# Wie drossle ich die Pumpe...? :)



## ranftling (4. Juni 2019)

Hi,

habe eine Alphacool Eisbär 420.
Nach dem einbau der Silent Wings bleibt vom ganzen PC nur noch das Surren der Pumpe zu hören. Laut spezifikation kann ich diese auf 12/6/4V betreiben. 

Leider bin ich nur zu strack um heraus zu bekommen wo ich das einstellen kann. 

Montiert ist das ganze auf einem Asus ROG Maximus XI Hero WiFi.

Weder bei Alphacool noch bei Asus konnte ich was dazu finden 

Danke für Hilfe
Chris


----------



## IICARUS (4. Juni 2019)

Die Pumpe solltest du nicht unter 7v regeln.
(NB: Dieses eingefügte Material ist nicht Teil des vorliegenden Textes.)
#pragma unroll
    for (int b = 0; b < 4; ++b) {
        f32x16 zb;
#pragma unroll
        for (int r = 0; r < 16; ++r) zb[r] = 0.0f;
#pragma unroll
        for (int r = 0; r < 16; ++r) {
            const int k = (r & 3) + 8 * (r >> 2) + 4 * h;
            const float av = D32[(b * 32 + k) * 32 + l31];
            zb = __builtin_amdgcn_mfma_f32_32x32x2f32(av, acc[b][r], zb, 0, 0, 0);
        }
        acc[b] = zb;
#pragma unroll
        for (int a = b + 1; a < 4; ++a) {
#pragma unroll
            for (int r = 0; r < 16; ++r) {
                const int k = (r & 3) + 8 * (r >> 2) + 4 * h;
                const float av = -Rs[(32 * b + k) * NB + 32 * a + l31];
                acc[a] = __builtin_amdgcn_mfma_f32_32x32x2f32(av, zb[r], acc[a], 0, 0, 0);
            }
        }
    }
    float* Dinv = Dinv_all + (size_t)blk * NB * NB;
    float* Yd = Y + (size_t)(blk * NB) * ldy + blk * NB;
#pragma unroll
    for (int a = 0; a < 4; ++a)
#pragma unroll
        for (int r = 0; r < 16; ++r) {
            const int row = 32 * a + (r & 3) + 8 * (r >> 2) + 4 * h;
            const bool in = row < n && col < n;
            const float z = (in && row >= col) ? acc[a][r] : 0.0f;
            Dinv[col * NB + row] = z;
            if (in) Yd[(size_t)row * ldy + col] = z;
        }
}

__global__ __launch_bounds__(256) void transpose_lower_block_kernel(const float* __restrict__ Y, int64_t ldy, int w,
                                                                    float* __restrict__ XT, int ldx, int64_t bsY,
                                                                    int64_t bsXT) {
    if (blockIdx.z) {
        Y += (size_t)blockIdx.z * bsY;
        XT += (size_t)blockIdx.z * bsXT;
    }
    __shared__ float tile[32][33];
    const int bx = blockIdx.x * 32, by = blockIdx.y * 32;
    const int tx = threadIdx.x & 31, ty = threadIdx.x >> 5;
    for (int r = ty; r < 32; r += 8) {
        const int m = bx + r, k = by + tx;
        tile[r][tx] = (m < w && k < w && k <= m) ? Y[(size_t)m * ldy + k] : 0.0f;
    }
    __syncthreads();
    for (int r = ty; r < 32; r += 8) {
        const int k = by + r, m = bx + tx;
        if (k < w && m < w) XT[(size_t)k * ldx + m] = tile[tx][r];
    }
}

__global__ __launch_bounds__(256) void flat_reverse_lower_to_upper_kernel(float* __restrict__ U, int K, int64_t bsU) {
    U += (size_t)blockIdx.z * bsU;
    const int j = blockIdx.x * blockDim.x + threadIdx.x;
    const int i = blockIdx.y;
    if (j >= K || j < i) return;
    const size_t e = (size_t)i * K + j;
    const size_t pe = (size_t)(K - 1 - i) * K + (K - 1 - j);
    if (i == j) {
        if (e <= pe) {
            const float t = U[e];
            U[e] = U[pe];
            U[pe] = t;
        }
    } else {
        U[e] = U[pe];
        U[pe] = 0.0f;
    }
}

__global__ __launch_bounds__(256) void identity_if_failed_kernel(float* __restrict__ U, int K,
                                                                 const int32_t* __restrict__ info, int64_t bsU) {
    if (info[blockIdx.z] == 0) return;
    U += (size_t)blockIdx.z * bsU;
    for (int i = blockIdx.x; i < K; i += gridDim.x)
        for (int j = threadIdx.x; j < K; j += blockDim.x) U[(size_t)i * K + j] = (i == j) ? 1.0f : 0.0f;
}

__global__ __launch_bounds__(256) void chol_scales_kernel(const float* __restrict__ A, int64_t bsA, int K,
                                                          const float* __restrict__ min_eig_lb, int32_t* __restrict__ e,
                                                          int32_t* __restrict__ info) {
    __shared__ float red[256];
    const int b = blockIdx.x, nprob = gridDim.x;
    const float* Ab = A + (size_t)b * bsA;
    float m = 0.0f;
    for (int i = threadIdx.x; i < K; i += 256) m = fmaxf(m, Ab[(size_t)i * K + i]);
    red[threadIdx.x] = m;
    __syncthreads();
    for (int s = 128; s > 0; s >>= 1) {
        if ((int)threadIdx.x < s) red[threadIdx.x] = fmaxf(red[threadIdx.x], red[threadIdx.x + s]);
        __syncthreads();
    }
    if (threadIdx.x == 0) {
        auto clampe = [](float t) { return (int)fminf(fmaxf(t, (float)-G3_E_MAX), (float)G3_E_MAX); };
        const float d = red[0], lb = min_eig_lb[b];
        e[b] = (d > 0.0f && d < 3.0e38f) ? clampe(3.0f - ceilf(0.5f * log2f(d))) : 0;
        if (lb > 0.0f && lb < 3.0e38f) {
            e[nprob + b] = clampe(3.0f - ceilf(-0.5f * log2f(lb)));
        } else {
            e[nprob + b] = 0;
            info[b] = K + 1;
        }
    }
}

}


static CholLayout chol_layout(int K, const CholG3Plan* g3) { return CholLayout(K, g3->any, g3->max_slabs); }

extern "C" size_t qt_cholesky_inverse_upper_batched_workspace_bytes(int K, int n_problems) {
    if (K <= 0 || n_problems <= 0) return 0;
    int nbo_, nbi_;
    const CholG3Plan* g3 = chol_blocks(K, nbo_, nbi_);
    return chol_layout(K, g3).batch_bytes(n_problems, g3->blob_bytes);
}

extern "C" size_t qt_cholesky_inverse_upper_workspace_bytes(int K) {
    return qt_cholesky_inverse_upper_batched_workspace_bytes(K, 1);
}

constexpr size_t INV_LDS = (size_t)(NB * LDT + NB * LDP) * sizeof(float);
constexpr size_t POTF2_LDS = (size_t)(NB * LDA + 4 * 32 * 32) * sizeof(float);
constexpr size_t RD_LDS = RD_STRIDE * sizeof(float);

struct CholCtx {
    float *A, *Y;
    int K, nprob, NBO, NBI;
    int64_t sA, sY, sW;
    float *T, *TI, *XT, *Rd, *Dinv, *split_ws;
    size_t split_ws_bytes;
    unsigned short *Rpl, *Ypl;
    int64_t plane_stride;
    float* g3_slabs;
    char* g3_tab;
    const CholG3Plan* g3;
    const CholG3Plan* tab;
    int planes;
    int merge_mode;
    int32_t *info, *eR, *eY;
    int prio;
    hipStream_t stream;
};

static int chol_resolve(CholCtx& c, const float* min_eig_lb) {
    bool f16x2 = min_eig_lb != nullptr;
    if (const char* e = getenv("QT_CHOL_PLANES")) {
        if (strcmp(e, "bf16x3") == 0) f16x2 = false;
        else if (strcmp(e, "f16x2") == 0) {
            QT_CHECK_ARG(min_eig_lb, "qt_cholesky_inverse_upper: QT_CHOL_PLANES=f16x2 needs a bound on lambda_min (the _bounded entry points)");
        } else {
// ... 166 lines not shown
    if (rc) return rc;
    return split_row(c, I);
}

static int chol_run_two_phase(const CholCtx& c) {
    for (BlockRow J(c.K, c.NBO); J; ++J) {
        int rc = fac_product(c, J);
        if (!rc) rc = fac_panels(c, J);
        if (rc) return rc;
    }
    int rc = trinv(c, 0, (c.K + NB - 1) / NB);
    if (rc) return rc;
    for (BlockRow I(c.K, c.NBI); I; ++I) {
        rc = inv_product(c, I);
        if (!rc) rc = inv_row(c, I);
        if (rc) return rc;
    }
    return QT_OK;
}

static int chol_run_walk(const CholCtx& c) {
    for (BlockRow J(c.K, c.NBO); J; ++J) {
        int rc;
        if (c.merge_mode == CHOL_WALK_MERGED && c.tab->row[J.Jb].n_items > 0) {
            rc = g3_row(c, c.tab->row[J.Jb], c.Rpl, J.J0, J.J0, J.rows(), c.K - J.J0, c.A + (size_t)J.J0 * c.K + J.J0, IN_A, G3_SUB,
                        true);
        } else {
            rc = fac_product(c, J);
            if (!rc) rc = inv_product(c, J);
        }
        if (!rc) rc = fac_panels(c, J);
        if (!rc) rc = trinv(c, J.J0 / NB, (J.rows() + NB - 1) / NB);
        if (!rc) rc = inv_row(c, J);
        if (rc) return rc;
    }
    return QT_OK;
}

static hipError_t chol_lds_attrs() {
    static QtOncePerDevice lds_attr;
    return lds_attr.run([] {
        const auto attr = hipFuncAttributeMaxDynamicSharedMemorySize;
        hipError_t e = hipFuncSetAttribute((const void*)potf2_kernel, attr, (int)POTF2_LDS);
        if (e == hipSuccess) e = hipFuncSetAttribute((const void*)trsm_rt_kernel, attr, (int)RD_LDS);
        if (e == hipSuccess) e = hipFuncSetAttribute((const void*)trinv_batched_kernel, attr, (int)INV_LDS);
        if (e == hipSuccess) e = hipFuncSetAttribute((const void*)trinv_mfma_kernel, attr, (int)RD_LDS);
        return e;
    });
}

static int chol_run(float* A, int64_t strideA, int K, float* U, int64_t strideU, int32_t* info, int nprob, void* workspace,
                    size_t workspace_bytes, hipStream_t stream, const float* min_eig_lb = nullptr) {
    CholCtx c = {};
    c.A = A; c.Y = U; c.K = K; c.nprob = nprob; c.info = info; c.stream = stream;
    if (int rc = chol_resolve(c, min_eig_lb)) return rc;
    const CholLayout L = chol_layout(K, c.g3);
    const size_t need = L.batch_bytes(nprob, c.g3->blob_bytes);
    if (!workspace || workspace_bytes < need) {
        qt_set_error("qt_cholesky_inverse_upper: workspace %zu < required %zu", workspace_bytes, need);
        return QT_ERR_WORKSPACE;
    }
    char* ws = (char*)qt_align_up((size_t)workspace, 256);
    c.sW = (int64_t)(L.bytes() / 4); c.sA = nprob > 1 ? strideA : 0; c.sY = nprob > 1 ? strideU : 0;
    c.T = (float*)(ws + L.T); c.TI = (float*)(ws + L.TI); c.XT = (float*)(ws + L.XT);
    c.Rd = (float*)(ws + L.Rd); c.Dinv = (float*)(ws + L.Dinv);
    c.split_ws = (float*)(ws + L.split); c.split_ws_bytes = L.split_bytes;
    c.plane_stride = (int64_t)K * K;
    if (c.g3->any) {
        c.Rpl = (unsigned short*)(ws + L.Rpl); c.Ypl = (unsigned short*)(ws + L.Ypl);
        c.g3_slabs = (float*)(ws + L.slabs); c.g3_tab = ws + L.tables(nprob);
        QT_HIP(hipMemcpyAsync(c.g3_tab, c.tab->blob, c.tab->blob_bytes, hipMemcpyHostToDevice, stream));
    }
    static_assert(2 * SG_MAX_BATCH * sizeof(int32_t) <= (size_t)NB * NB * 2, "the exponents fit the smallest third plane");
    c.eR = c.planes == G3_F16X2 ? (int32_t*)(c.Rpl + 2 * c.plane_stride) : nullptr;
    c.eY = c.planes == G3_F16X2 ? c.eR + nprob : nullptr;
    QT_HIP(chol_lds_attrs());
    QT_HIP(hipMemsetAsync(info, 0, sizeof(int32_t) * nprob, stream));
    c.prio = qt_chain_prio();
    if (c.planes == G3_F16X2) {
        hipLaunchKernelGGL(chol_scales_kernel, dim3(nprob), dim3(256), 0, stream, (const float*)A, c.sA, K, min_eig_lb, c.eR, info);
        QT_LAUNCH_CHECK();
    }
    if (int rc = c.merge_mode == CHOL_TWO_PHASE ? chol_run_two_phase(c) : chol_run_walk(c)) return rc;
    hipLaunchKernelGGL(flat_reverse_lower_to_upper_kernel, dim3((K + 255) / 256, K, nprob), dim3(256), 0, stream, U, K, c.sY);
    QT_LAUNCH_CHECK();
    hipLaunchKernelGGL(identity_if_failed_kernel, dim3(K < 1024 ? K : 1024, 1, nprob), dim3(256), 0, stream, U, K,
                       (const int32_t*)info, c.sY);
    QT_LAUNCH_CHECK();
    return QT_OK;
}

Unter 7v kann es passieren das die Pumpe wegen zu wenig Spannung stehen bleibt oder die Startspannung zu gering ist und nicht anläuft.

Du hast auf deinem Mainboard ein Fan-Anschluss für die Pumpe, einfach darüber die 7v einstellen oder einfach per 7v Molex Adapter direkt ans Netzteil anschließen.


----------



## Patrick_87 (4. Juni 2019)

am einfachsten ist es die aio oben am Board an den AIO_PUMP Anschluss anzuschließen. Dann ins Bios gehen und dort irgendwo AIO_PUMP auf PWM stellen, dann kannst du dort wie bei deinen Lüftern einstellen bei welcher Temperatur die Pumpe zu wieviel % Leistung laufen soll.


----------



## Narbennarr (4. Juni 2019)

Patrick_87 schrieb:


> Dann ins Bios gehen und dort irgendwo AIO_PUMP auf PWM stellen,



Nein, nicht auf PWM! Die Eisbaer hat n  3-Pin Anschluss


----------



## ranftling (4. Juni 2019)

Danke Euch
DC hilft!

Bisher hatte ich bloß Lüfter zu regulieren. Daher hatte ich auch immer pwm an, ohne groß drüber nachzudenken...


----------